- Q. What's the quickest and easiest way to bring a two-wire circuit up to code?
A. Peitsa Hirvonen, a licensed electrical contractor and the owner of SESCO Electrical Inc. in Berkeley, Calif., responds: Generally speaking, if an electrical circuit was properly wired and up to code when it was first installed, then it's up to code now. Most inspectors will not make you change out existing wiring if it appears to be sound and correctly wired and has not been modified or added to in an illegal way. But when a contractor completely opens the walls, floors, or ceilings and makes it easy to access the wiring, most inspectors will require those areas to be rewired to meet current code.
The problem, of course, with a two-wire circuit is that it's not grounded. The old Romex (NM) and BX (AC) cables had no separate grounding conductor, or the conductor was so small (16 or 18 AWG) that it wouldn't count by today's code. This type of cable can usually be identified by the sheathing, which looks like snake skin or tarred cloth. However, there is some old two-wire Romex out there that looks like the modern plastic/vinyl sheathed kind, so don't automatically assume there is a grounding wire. Open the box and check.
In the case of old steel-clad armored cable (BX), it's still legal to use the metal shield as a ground, but I wouldn't do it. If you must, make sure the BX connector has a screw or some type of clamp that really bites into the metal of the shield, and that the connector is very securely tightened against the side of a metal box with the lock ring. The grounding path could fail if any one of these connections is not absolutely secure. If the two-wire circuit happens to be in a conduit (rigid or EMT), you may use the conduit as a grounding path, provided all of the connectors and couplings are tight. Still, I prefer not to rely on the conduit, and instead always pull a separate, appropriately sized green grounding conductor.
There are a couple of ways to deal with two-wire Romex or knob and tube. It's legal to exchange a two-prong receptacle for a GFCI receptacle or to put the whole circuit behind a GFCI breaker. However, you may not be able to get the GFCI breaker to hold, because old circuits tend to have some ground leaking. The GFCI protection is actually much better at preventing electrocution than grounding is, though you will be required to mark every outlet with the words "no grounding conductor present." This is to remind people not to plug a surge protector into that circuit, because a surge protector won't work unless it's properly grounded.
It is possible to upgrade a circuit by running a separate grounding conductor to the nearest panel, the service main, or the system grounding electrode.

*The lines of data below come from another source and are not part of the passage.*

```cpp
int codetr_window_attention_f16(void *stream, const void *qkv_dev, const void *qkv_bias_dev,
                                const void *rel_bias_dev, void *out_dev, int64_t B, int64_t H, int64_t W,
                                int num_heads, int head_dim, int window_size, int shift);
int codetr_window_attention_bf16(void *stream, const void *qkv_dev, const void *qkv_bias_dev,
                                 const void *rel_bias_dev, void *out_dev, int64_t B, int64_t H, int64_t W,
                                 int num_heads, int head_dim, int window_size, int shift);
int codetr_window_attention_fp8out_f16(void *stream, const void *qkv_dev, const void *qkv_bias_dev,
                                       const void *rel_bias_dev, void *out8_dev, float out_scale, int64_t B,
                                       int64_t H, int64_t W, int num_heads, int head_dim, int window_size, int shift);
int codetr_window_attention_ex(void *stream, const void *qkv_dev, const void *qkv_bias_dev, const void *rel_bias_dev,
                               void *out_dev, void *out_scales_dev, float out_scale, int64_t B, int64_t H, int64_t W,
                               int num_heads, int head_dim, int window_size, int shift, int elem, int out_mode,
                               int bias_layout);
int codetr_window_attention_bias_index(int window_size, int32_t *idx_host);

int codetr_mha_attention_f16(void *stream, const void *q_dev, const void *k_dev, const void *v_dev, void *out_dev,
                             int64_t B, int64_t Nq, int64_t Nk, int num_heads, int head_dim, int64_t q_row_stride,
                             int64_t k_row_stride, int64_t v_row_stride, int64_t out_row_stride);
int codetr_mha_attention_bf16(void *stream, const void *q_dev, const void *k_dev, const void *v_dev, void *out_dev,
                              int64_t B, int64_t Nq, int64_t Nk, int num_heads, int head_dim, int64_t q_row_stride,
                              int64_t k_row_stride, int64_t v_row_stride, int64_t out_row_stride);

int codetr_decoder_layer_supported(int embed_dims, int num_heads, int num_levels, int num_points, int hidden, int ref_dim,
                                   int pos_feat);
int64_t codetr_decoder_layer_blob_halfs(int which, int num_levels, int num_points, int hidden);
int codetr_decoder_layer_f16(void *stream, const void *x_dev, const void *attn_dev, const void *qpos_dev,
                             const void *ref_dev, const float *valid_ratios32_dev, const void *value_dev,
                             const int64_t *spatial_shapes_dev, const int64_t *level_start_dev, const void *tail_w_dev,
                             const void *pos_w_dev, const void *head_w_dev, const void *final_norm_dev, void *x_out_dev,
                             void *ref_out_dev, void *qpos_out_dev, void *qk_out_dev, void *v_out_dev, int64_t B,
                             int64_t Nq, int64_t S, int num_levels, int num_points, int hidden, float ln_eps,
                             float temperature);
int codetr_decoder_layer_bf16(void *stream, const void *x_dev, const void *attn_dev, const void *qpos_dev,
                             const void *ref_dev, const float *valid_ratios32_dev, const void *value_dev,
                             const int64_t *spatial_shapes_dev, const int64_t *level_start_dev, const void *tail_w_dev,
                             const void *pos_w_dev, const void *head_w_dev, const void *final_norm_dev, void *x_out_dev,
                             void *ref_out_dev, void *qpos_out_dev, void *qk_out_dev, void *v_out_dev, int64_t B,
// ... 64 lines not shown
```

This would make sense only if the circuit you were upgrading was close to the grounding electrode and far from any panels, including the main. In the time it takes to run a grounding wire to a panel, you could just as easily run a new cable with a grounding wire in it.
By the way, it used to be considered okay to run a grounding wire to the nearest cold-water pipe, and I've seen them run to cast-iron drain pipes, gas pipes, metal ducts, and driven ground rods. Please don't do any of those things! Pipes and ducts present a real hazard when energized without clearing the fault, and dirt is a high-impedance grounding path.
In the end, the best and often the fastest way to bring a two-wire circuit to code is simply to rewire it. When that's not possible, your inspector may accept one of the methods described above.